Un bilan sanguin comprenant le dosage de la ferritine, de la TSH, de la vitamine D et une numération formule sanguine permet d'identifier 60 à 70 % des causes nutritionnelles et thyroïdiennes de la chute de cheveux. Cependant, le sang ne permet pas d'évaluer les profils minéraux sur 90 jours, les ratios cuivre/zinc ni l'exposition chronique aux métaux lourds – des éléments que l'analyse HTMA apporte dans 30 % des cas. Il est recommandé d'utiliser les deux examens pour un bilan complet.

Quelle quantité de cheveux perd-on normalement par jour ? +

La plupart des adultes perdent entre 50 et 100 cheveux par jour, un phénomène normal lié au cycle pilaire. L'Académie américaine de dermatologie recommande une évaluation clinique lorsque la chute de plus de 100 cheveux par jour persiste pendant plus de six semaines. Une chute soudaine de plus de 200 cheveux par jour est compatible avec un effluvium télogène et nécessite un bilan rapide.

Combien de temps faut-il pour que la chute de cheveux due aux minéraux se résorbe ? +

L'effluvium télogène d'origine minérale se résorbe généralement en 6 à 9 mois une fois la carence corrigée. La repousse visible débute environ 90 jours après le début du traitement, et l'épaisseur des cheveux revient progressivement au cours des 4 à 6 mois suivants. Les protocoles de supplémentation en fer et en zinc durent généralement de 8 à 12 semaines ; un nouveau test HTMA réalisé entre 90 et 180 jours après le traitement confirme la réponse.

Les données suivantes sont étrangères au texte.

#ifndef FW_FIFO_UNROLL
#define FW_FIFO_UNROLL 4
#endif
template <bool INST, int WM, int NT, int COLL, int TR, bool NEST, bool Q0PL = false, bool SPINLESS = false, int FUSE = 0, bool NBFACT = false>
__device__ __forceinline__ void fw_update_fifo_body(const FwGlobals &g, const FwFifoArgs &a, const FwInlineOps &inl, const FwFuseArgs *fz = nullptr,
                                                    const FwFarArgs *far = nullptr) {
    constexpr int BLK = FW_BLOCK;
    constexpr int NW = BLK / 64;
    constexpr int R = TR;
    constexpr uint32_t TILE = (uint32_t)(BLK * TR);
    __shared__ __attribute__((aligned(16))) float s_keys[FW_KEYS_MAX];
    __shared__ __attribute__((aligned(16))) float4 s_inst[INST ? NW * 256 : 1];
    const uint32_t tid = threadIdx.x, lane = tid & 63u, wave = tid >> 6;
    uint32_t j = 0;
    for (uint32_t i = 1; i < a.n_segs; i++)
        if (a.s[i].tile_first <= blockIdx.x) j = i;
    const FwFifoSeg &F = a.s[j];
    const uint32_t C = F.capacity, ring_tiles = C / TILE;
    const uint32_t tis = blockIdx.x - F.tile_first;
    const uint32_t n_vt = F.n_vt_a + F.n_vt_b;
    const bool spawner = tis < n_vt;
    uint32_t pt = F.tile0 + (tis - n_vt);
    if (pt >= ring_tiles) pt -= ring_tiles;
    const uint32_t head = F.head, n_dead = F.dead;
    const uint32_t sidx = a.parity * g.max_seg + F.seg;
    uint32_t c_cnt = 0, c_new = 0;
    if (F.mat) c_cnt = g.count[sidx], c_new = g.spawned[sidx] + g.appended[sidx];
    const uint32_t n_in = F.mat ? __builtin_amdgcn_readfirstlane(c_cnt + c_new) : F.n_in;
    const uint32_t full_from = F.mat ? __builtin_amdgcn_readfirstlane(c_cnt) : 0xFFFFFFFFu;
    const uint32_t n_tot = n_in + F.n_spawn;
    const uint32_t k0 = spawner ? (tis < F.n_vt_a ? tis * BLK : F.spawn_a + (tis - F.n_vt_a) * BLK) : 0u;
    uint32_t sbase = spawner ? head + n_in + k0 : pt * TILE;
    if (sbase >= C) sbase -= C;
    if (spawner && sbase >= C) sbase -= C;
    constexpr bool WT = SPINLESS && FUSE != 0;
    bool whole = false;
    if constexpr (WT)
        whole = !spawner && a.fuse_pad[FW_FIFO_WHOLE] != 0u && F.mat == 0u && a.dbg == 0u && (F.type_idx & FW_TYPE_IDX_AGELESS) != 0u &&
                fw_fifo_tile_whole(C, TILE, head, F.n_in, n_dead, pt);
    const float key0 = (!whole && tid < F.keys_len) ? g.keys[F.keys_off + tid] : 0.0f;
    char *buf = F.buf;
    float4 q0c, q1c, q2c, q3c, q0n, q1n, q2n, q3n;
    q0c = q1c = q2c = q3c = q0n = q1n = q2n = q3n = make_float4(0.f, 0.f, 0.f, 0.f);
    static_assert(!SPINLESS || (Q0PL && !INST && TR == FW_ROUNDS), "the spin-less form: streaming launches of rings with Q0 in planes");
    static_assert(FUSE == 0 || (SPINLESS && FUSE >= 2 && FUSE <= FW_FUSE_FAR), "several frames in one pass: the spin-less forms only, two to FW_FUSE_FAR");
    auto dt_w = [&](int f) -> float {
        if constexpr (FUSE > FW_FUSE_MAX)
            if (f >= FW_FAR_FIRST) return far->dt[f - FW_FAR_FIRST];
        return fz->dt_pre[f];
    };
    auto spawn_end_w = [&](uint32_t jj, int f) -> uint32_t {
        if constexpr (FUSE > FW_FUSE_MAX)
            if (f >= FW_FAR_FIRST) return far->spawn_end[jj][f - FW_FAR_FIRST];
        return fz->spawn_end[jj][f];
    };
    auto dead_w = [&](uint32_t jj, int f) -> uint32_t {
        if constexpr (FUSE > FW_FUSE_MAX)
            if (f >= FW_FAR_FIRST) return far->dead[jj][f - FW_FAR_FIRST];
        return fz->dead[jj][f];
    };
    const bool nospin = SPINLESS || (F.type_idx & FW_TYPE_IDX_NOSPIN) != 0u;
    const uint32_t axis = (F.type_idx & FW_TYPE_IDX_AXIS) >> FW_TYPE_IDX_AXIS_SHIFT;
    const bool ldx = !nospin && (axis == 0u || axis == 1u), ldy = !nospin && (axis == 0u || axis == 2u), ldz = !nospin && (axis == 0u || axis == 3u);
    const float4 q3s = make_float4(0.0f, 0.0f, 0.0f, F.life);
    const bool defer = F.mat != 0u && F.n_in == 0xFFFFFFFFu;
    const uint32_t i1 = (uint32_t)(min(1, R - 1) * BLK + (int)tid) * 16u;
    if constexpr (NEST) {
        if (!spawner && F.nest != 0u && !(F.nest & FW_FIFO_NEST_CHILD)) {
            const FwFifoNest &N = a.nest[F.nest - 1u];
            __shared__ uint32_t s_prank;
            if (FW_TICKETS) {
                if (tid == 0u) s_prank = atomicAdd(&g.nest_start[N.emit_slot], 1u) - N.ticket_base;
                __syncthreads();
            }
            const uint32_t prank = FW_TICKETS ? s_prank : tis - n_vt;
            pt = F.tile0 + prank;
            if (pt >= ring_tiles) pt -= ring_tiles;
            sbase = pt * TILE;
            fw_fifo_nest_parents<R, NT>(g, a, N, F, a.s[N.child], prank, sbase, n_in);
        }
    }
    const size_t sfirst = (size_t)sbase * 16u, cp = FW_CP(C);
    static_assert(!Q0PL || (!NEST && COLL == 0), "rings with Q0 in planes are launched by themselves");
    constexpr bool q0pl = Q0PL;
    const char *iw0 = buf + FW_OFF_Q0(C) + (q0pl ? sfirst / 4u : sfirst), *iw1 = buf + FW_OFF_Q1(C) + sfirst / 4u;
    const char *iw2 = buf + FW_OFF_Q2(C) + sfirst / 4u, *iw3 = buf + FW_OFF_Q3(C) + sfirst / 4u;
    const bool ageless = q0pl && (F.type_idx & FW_TYPE_IDX_AGELESS) != 0u;
    auto ld0 = [&](uint32_t o16) -> float4 {
        if (!q0pl) return fw_ld4w<NT == 2>(iw0, o16);
        float4 v = fw_ldc3w<NT == 2>(iw0, cp, o16 / 4u, 0.0f);
        if (!ageless) v.w = fw_ld1w<NT == 2>(iw0 + 3 * cp, o16 / 4u);
        return v;
    };
    auto ld1 = [&](uint32_t o16) -> float4 {
        if constexpr (INST) return fw_ldc4w<NT == 2>(iw1, cp, o16 / 4u);
        else return fw_ldc3w<NT == 2>(iw1, cp, o16 / 4u, 0.0f);
    };
    auto ld3 = [&](uint32_t o16) -> float4 {
        float4 v = q3s;
        if (ldx) v.x = fw_ld1w<NT == 2>(iw3, o16 / 4u);
        if (ldy) v.y = fw_ld1w<NT == 2>(iw3 + cp, o16 / 4u);
        if (ldz) v.z = fw_ld1w<NT == 2>(iw3 + 2 * cp, o16 / 4u);
        return v;
    };
    auto ld2 = [&](uint32_t o16) -> float4 {
        float4 v = make_float4(0.0f, 0.0f, 0.0f, 1.0f);
        if (ldx) v.x = fw_ld1w<NT == 2>(iw2, o16 / 4u);
        if (ldy) v.y = fw_ld1w<NT == 2>(iw2 + cp, o16 / 4u);
        if (ldz) v.z = fw_ld1w<NT == 2>(iw2 + 2 * cp, o16 / 4u);
        if (!nospin) v.w = fw_ld1w<NT == 2>(iw2 + 3 * cp, o16 / 4u);
        return v;
    };
    auto publish_fused = [&](uint32_t oidx) {
        if constexpr (FUSE != 0) {
            uint32_t nc_prev = n_in, nc = n_in, all_f = 0u, sp_done = 0u, dead_done = 0u;
            unsigned long long all_sum = 0ull;
#pragma unroll
            for (int f = 0; f < FUSE; f++) {
                const uint32_t sp_end = f < FUSE - 1 ? spawn_end_w(j, f) : F.n_spawn;
                const uint32_t dead_f = f < FUSE - 1 ? dead_w(j, f) : n_dead - dead_done;
                nc_prev = nc;
                all_f = nc_prev + (sp_end - sp_done);
                nc = all_f - min(dead_f, all_f);
                sp_done = sp_end, dead_done += dead_f, all_sum += all_f;
            }
            const uint32_t last = (FUSE & 1) ? oidx : sidx, other = (FUSE & 1) ? sidx : oidx;
            g.count[other] = nc_prev, g.count[last] = nc;
            g.spawned[oidx] = 0, g.spawned[sidx] = 0;
            g.appended[oidx] = 0, g.appended[sidx] = 0;
            g.ndestroyed[F.seg] = all_f - nc;
            if (a.host_counts) a.host_counts[F.seg] = ((unsigned long long)a.epoch << 32) | nc;
            if (a.live_out) atomicAdd(a.live_out, (unsigned long long)nc);
            if (!FW_DBG(a.dbg, 128u)) atomicAdd(g.stats + (F.seg % FW_STAT_SLOTS), all_sum);
        }
    };
    if constexpr (WT) {
        if (whole) {
            if (blockIdx.x == 0 && tid == 0) {
                if (a.live_next) *a.live_next = 0ull;
                if (a.done_tag) *a.done_tag = a.done_value;
            }
            float4 wq0[R], wq1[R];
#pragma unroll
            for (int r = 0; r < R; r++) {
                const uint32_t b4 = (uint32_t)(r * BLK + (int)tid) * 4u;
                wq0[r] = fw_ldc3w<NT == 2>(iw0, cp, b4, 0.0f);
                wq1[r] = fw_ldc3w<NT == 2>(iw1, cp, b4, 0.0f);
                __builtin_amdgcn_sched_barrier(0);
            }
            const FwMoveK K{{fz->move[j][0], fz->move[j][1], fz->move[j][2]}, fz->move[j][3]};
            char *ow0 = buf + FW_OFF_Q0(C) + sfirst / 4u, *ow1 = buf + FW_OFF_Q1(C) + sfirst / 4u;
#pragma unroll
            for (int r = 0; r < R; r++) {
                float4 q0w = wq0[r], q1w = wq1[r];
#pragma unroll
                for (int f = 0; f < FUSE - 1; f++) {
                    const FwMove mv = fw_move_step(K, dt_w(f), q0w, q1w);
                    q0w.x = mv.px, q0w.y = mv.py, q0w.z = mv.pz;
                    q1w.x = mv.vx, q1w.y = mv.vy, q1w.z = mv.vz;
                }
                const FwMove mv = fw_move_step(K, a.dt, q0w, q1w);
                const uint32_t b4 = (uint32_t)(r * BLK + (int)tid) * 4u;
                fw_stc3w<NT == 2>(ow0, cp, b4, mv.px, mv.py, mv.pz);
                fw_stc3w<NT == 2>(ow1, cp, b4, mv.vx, mv.vy, mv.vz);
                __builtin_amdgcn_sched_barrier(0);
            }
            if (tis == 0 && tid == 0) {
                if (g.count[sidx] != n_in) fw_raise(g, 5u, F.seg, n_in);
                if (F.report) *F.report = (unsigned long long)a.epoch << 32;
                publish_fused((a.parity ^ 1u) * g.max_seg + F.seg);
            }
            return;
        }
    }
    if (!spawner && !defer) {
        q0c = ld0(tid * 16u), q3c = ld3(tid * 16u);
        q1c = ld1(tid * 16u), q2c = ld2(tid * 16u);
        if constexpr (R > 1) {
            q0n = ld0(i1), q3n = ld3(i1);
            q1n = ld1(i1), q2n = ld2(i1);
        }
    }
    if (defer) {
        uint32_t i0 = sbase - head;
        if (sbase < head) i0 += C;
        if (tis != 0u && !(i0 < n_tot || (i0 + TILE > C && n_tot != 0u))) return;
        q0c = ld0(tid * 16u), q3c = ld3(tid * 16u);
        q1c = ld1(tid * 16u), q2c = ld2(tid * 16u);
        if constexpr (R > 1) {
            q0n = ld0(i1), q3n = ld3(i1);
            q1n = ld1(i1), q2n = ld2(i1);
        }
    }
    if (blockIdx.x == 0 && tid == 0) {
        if (a.live_next) *a.live_next = 0ull;
        if (a.done_tag) *a.done_tag = a.done_value;
    }
    FwType T = g.types[F.type_idx & FW_TYPE_IDX_MASK];
    if constexpr (Q0PL && !SPINLESS) {
        if (!spawner && nospin && axis != 0u) T.flags |= FW_TYPE_NOSPIN;
    }
    static_assert(!NBFACT || (SPINLESS && FUSE != 0), "the newborns' deferral as a fact of the code: the fused forms");
    bool nb_defer = NBFACT;
    if constexpr (Q0PL && FUSE == 0) nb_defer = spawner && a.fuse_pad[FW_FIFO_NEWBORN] != 0u && (F.type_idx & FW_TYPE_IDX_NOSPIN) != 0u && axis != 0u && F.mat == 0u;
    const FwCollArm CA = fw_coll_arm<COLL>(g, F.type_idx & FW_TYPE_IDX_MASK);
    bool bad = false;
    if (tid < F.keys_len) s_keys[tid] = key0;
    for (uint32_t i = tid + BLK; i < F.keys_len; i += BLK) s_keys[i] = g.keys[F.keys_off + i];
    __syncthreads();
// ... 52 lines not shown
        float4 *rec = (INST && inst != nullptr) ? s_inst_wave + fw_lane_prefix(m) * 4u : nullptr;
        fw_v3 cpos, cvel;
        fw_coll_step<COLL>(g, CA, alive, a.dt, so.q0, so.q1, &cpos, &cvel);
        if (alive) {
            fw_integrate_store<true, -1, NT, true>(T, s_keys, a.dt, so.q0, so.q1, so.q2, so.q3, age_new, W, s, rec, COLL ? &cpos : nullptr,
                                         COLL ? &cvel : nullptr, nullptr, false, true, CA.on, FW_W_REGS, !nb_defer);
            if (F.n_lplanes) fw_init_last_emitted(g, g.segs[F.seg], buf, s, new_ei, so.q3.w);
        } else if (is_new && want_destroyed)
            fw_store_destroyed(F.destroyed, buf, C, s, false, T, s_keys, so.q0, so.q1, so.q2, so.q3, age_new, i);
        fw_fifo_inst_out<INST, NT == 2>(F, inst, s_inst_wave, rec, lane, m, alive, i - n_dead);
    } else {
        FwType Ts;
        FwOutWin Ws;
        if constexpr (SPINLESS) {
            Ts = T, Ts.flags |= FW_TYPE_NOSPIN;
            Ws = W, Ws.wr2 = false, Ws.wr3 = false;
        }
        const FwType &Tt = SPINLESS ? Ts : T;
        const FwOutWin &Wt = SPINLESS ? Ws : W;
        if (want_destroyed && n_dead != 0u) {
#pragma unroll 1
            for (int r = 0; r < R; r++) {
                const uint32_t s = sbase + r * BLK + tid;
                uint32_t i = s - head;
                if (s < head) i += C;
                if (i < n_dead && i < n_in) {
                    const uint32_t b16 = (uint32_t)(r * BLK + (int)tid) * 16u;
                    const float4 q0 = q0pl ? fw_ldc4w<NT == 2>(iw0, cp, b16 / 4u) : fw_ld4w<NT == 2>(iw0, b16), q1 = fw_ldc4w<NT == 2>(iw1, cp, b16 / 4u);
                    const float4 q2 = nospin ? make_float4(0.0f, 0.0f, 0.0f, 1.0f) : fw_ldc4w<NT == 2>(iw2, cp, b16 / 4u);
                    const float4 q3 = nospin ? q3s : fw_ldc4w<NT == 2>(iw3, cp, b16 / 4u);
                    fw_store_destroyed(F.destroyed, buf, C, s, i < full_from, Tt, s_keys, q0, q1, q2, q3, q0.w + a.dt, i);
                }
            }
        }
#pragma unroll FW_FIFO_UNROLL
        for (int r = 0; r < R; r++) {
            const uint32_t s = sbase + r * BLK + tid;
            const uint32_t in_ = (uint32_t)(min(r + 2, R - 1) * BLK + (int)tid) * 16u;
            float4 q0f = q0c, q3f = q3c, q1f = q1c, q2f = q2c;
            if constexpr (R > 1) {
                q0f = ld0(in_), q3f = ld3(in_);
                q1f = ld1(in_), q2f = ld2(in_);
            }
            if (nospin) q3c = q3s;
            uint32_t i = s - head;
            if (s < head) i += C;
            if constexpr (FUSE != 0) {
#pragma unroll
                for (int f = 0; f < FUSE - 1; f++) {
                    const float dt_f = dt_w(f);
                    const FwMove mv = fw_move_step(Tt, dt_f, q0c, q1c);
                    q0c = make_float4(mv.px, mv.py, mv.pz, q0c.w + dt_f);
                    q1c.x = mv.vx, q1c.y = mv.vy, q1c.z = mv.vz;
                }
            }
            float age_new;
            const bool surv = fw_survives(q0c.w, a.dt, q3c.w, &age_new);
            const bool mine = i < n_in, dead = i < n_dead;
            bad |= !ageless && mine && surv == dead;
            const bool alive = mine && !dead;
            const unsigned long long m = INST ? __ballot(alive) : 0ull;
            float4 *rec = (INST && inst != nullptr) ? s_inst_wave + fw_lane_prefix(m) * 4u : nullptr;
            fw_v3 cpos, cvel;
            fw_coll_step<COLL>(g, CA, alive, a.dt, q0c, q1c, &cpos, &cvel);
            if (alive) {
                if FW_DBG(a.dbg, 2u) {
                    const uint32_t b16 = (s - Wt.first) * 16u;
                    if (Wt.q0pl) {
                        fw_stc3w<NT == 2>(Wt.q0, Wt.cp, b16 / 4u, q0c.x, q0c.y, q0c.z);
                        if (Wt.wr_age) fw_st1w<NT == 2>(Wt.q0 + 3 * Wt.cp, b16 / 4u, age_new);
                    } else {
                        fw_st4w<NT == 2>(Wt.q0, b16, make_float4(q0c.x, q0c.y, q0c.z, age_new));
                    }
                    fw_stc3w<NT == 2>(Wt.q1, Wt.cp, b16 / 4u, q1c.x, q1c.y, q1c.z);
                    if (WM >= 0 ? (WM & 1) != 0 : Wt.wr5) fw_st4w<NT != 0>(Wt.q5, b16, q0c);
                    if (WM >= 0 ? (WM & 2) != 0 : Wt.wr6) fw_st4w<NT != 0>(Wt.q6, b16, q1c);
                    if (WM >= 0 ? (WM & 4) != 0 : Tt.sc_kind != 0) fw_st1w<NT != 0>(Wt.s4, (s - Wt.first) * 4u, q1c.w);
                } else {
                    fw_integrate_store<true, WM, NT, true>(Tt, s_keys, a.dt, q0c, q1c, q2c, q3c, age_new, Wt, s, rec, COLL ? &cpos : nullptr,
                                                 COLL ? &cvel : nullptr, nullptr, false, i >= full_from, CA.on, INST ? FW_W_MEM : FW_W_MEM_LAZY);
                }
            }
            fw_fifo_inst_out<INST, NT == 2>(F, inst, s_inst_wave, rec, lane, m, alive, i - n_dead);
            q0c = q0n, q1c = q1n, q2c = q2n, q3c = q3n;
            q0n = q0f, q1n = q1f, q2n = q2f, q3n = q3f;
        }
    }
    if (__any(bad) && lane == 0) fw_raise(g, 4u, F.seg, blockIdx.x);
    uint32_t nest_total = 0u;
    if constexpr (NEST) {
        if (tis == 0u && (F.nest & FW_FIFO_NEST_CHILD) != 0u) {
            __shared__ uint32_t s_lbc[2 * 4 * NW];
            const FwFifoNest &N = a.nest[(F.nest & ~FW_FIFO_NEST_CHILD) - 1u];
            bool timed_out = false;
            if (N.n_ptiles)
                nest_total = fw_lookback<BLK, NW, 4>(g.nest_status, N.status_first, N.status_first + N.n_ptiles, N.tag,
                                                     N.spin_limit * 64u + 1024u, s_lbc, &timed_out);
            if (timed_out && tid == 0) fw_raise(g, 6u, F.seg, N.status_first + N.n_ptiles);
        }
    }
    if (tis == 0 && tid == 0) {
        const uint32_t oidx = (a.parity ^ 1u) * g.max_seg + F.seg;
        if (F.mat ? (F.n_in != 0xFFFFFFFFu && F.n_in != n_in) : g.count[sidx] != n_in)
            fw_raise(g, 5u, F.seg, n_in);
        uint32_t n_all = n_tot, added = c_new;
        if constexpr (NEST) {
            if ((F.nest & FW_FIFO_NEST_CHILD) != 0u) {
                const FwFifoNest &N = a.nest[(F.nest & ~FW_FIFO_NEST_CHILD) - 1u];
                const uint32_t room = C - min(C, n_tot);
                if (nest_total > room) fw_flag(g, FW_ERR_CAPACITY);
                const uint32_t take = min(nest_total, room);
                g.emit_serial[N.emit_slot] += (unsigned long long)nest_total;
                n_all += take, added += take;
            }
        }
        if (F.report) *F.report = ((unsigned long long)a.epoch << 32) | added;
        if constexpr (FUSE != 0) {
            publish_fused(oidx);
            return;
        }
        const uint32_t nc = n_all - min(n_dead, n_all);
        g.count[oidx] = nc;
        g.spawned[oidx] = 0;
        g.appended[oidx] = 0;
        g.ndestroyed[F.seg] = n_all - nc;
        if (a.host_counts) a.host_counts[F.seg] = ((unsigned long long)a.epoch << 32) | nc;
        if (a.live_out) atomicAdd(a.live_out, (unsigned long long)nc);
        if (!FW_DBG(a.dbg, 128u)) atomicAdd(g.stats + (F.seg % FW_STAT_SLOTS), (unsigned long long)n_all);
    }
}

L'analyse minérale des cheveux peut-elle détecter la chute de cheveux hormonale ? +

L'analyse HTMA ne mesure pas directement les hormones, mais révèle deux ratios suggérant un déséquilibre hormonal : un ratio cuivre/zinc supérieur à 1.5 (variations des taux d'œstrogènes et de progestérone) et un ratio calcium/potassium supérieur à 10 (résistance cellulaire à la TSH). Ces deux résultats justifient un bilan hormonal sexuel ou thyroïdien plutôt qu'un traitement hormonal substitutif basé uniquement sur l'analyse HTMA. Il est recommandé de compléter ce test par un bilan gynécologique.

Le traitement HTMA est-il utile contre la chute de cheveux si je consulte déjà un dermatologue ? +

L'analyse HTMA apporte deux éléments souvent négligés lors d'un bilan dermatologique classique : l'analyse des profils minéraux sur 90 jours et le dépistage de 8 métaux toxiques. Environ 30 % des chutes de cheveux inexpliquées diagnostiquées en dermatologie sont en réalité liées à des facteurs nutritionnels ou à une exposition chronique non détectables dans le sang. Cet examen est pertinent en complément, et non en remplacement, pour un tiers des patients ne présentant pas de cause dermatologique évidente.

À quelle vitesse les cheveux peuvent-ils repousser après la correction d'une carence ? +

Les cheveux poussent d'environ 1 centimètre par mois ; la repousse visible prend donc au minimum 90 jours après la correction du déficit. Le retour à une densité normale prend généralement entre 6 et 12 mois. Ce délai correspond au cycle pilaire : les follicules en phase télogène doivent tomber, puis les nouveaux cheveux en phase anagène doivent apparaître et atteindre la surface du cuir chevelu avant que la densité ne s'améliore visiblement.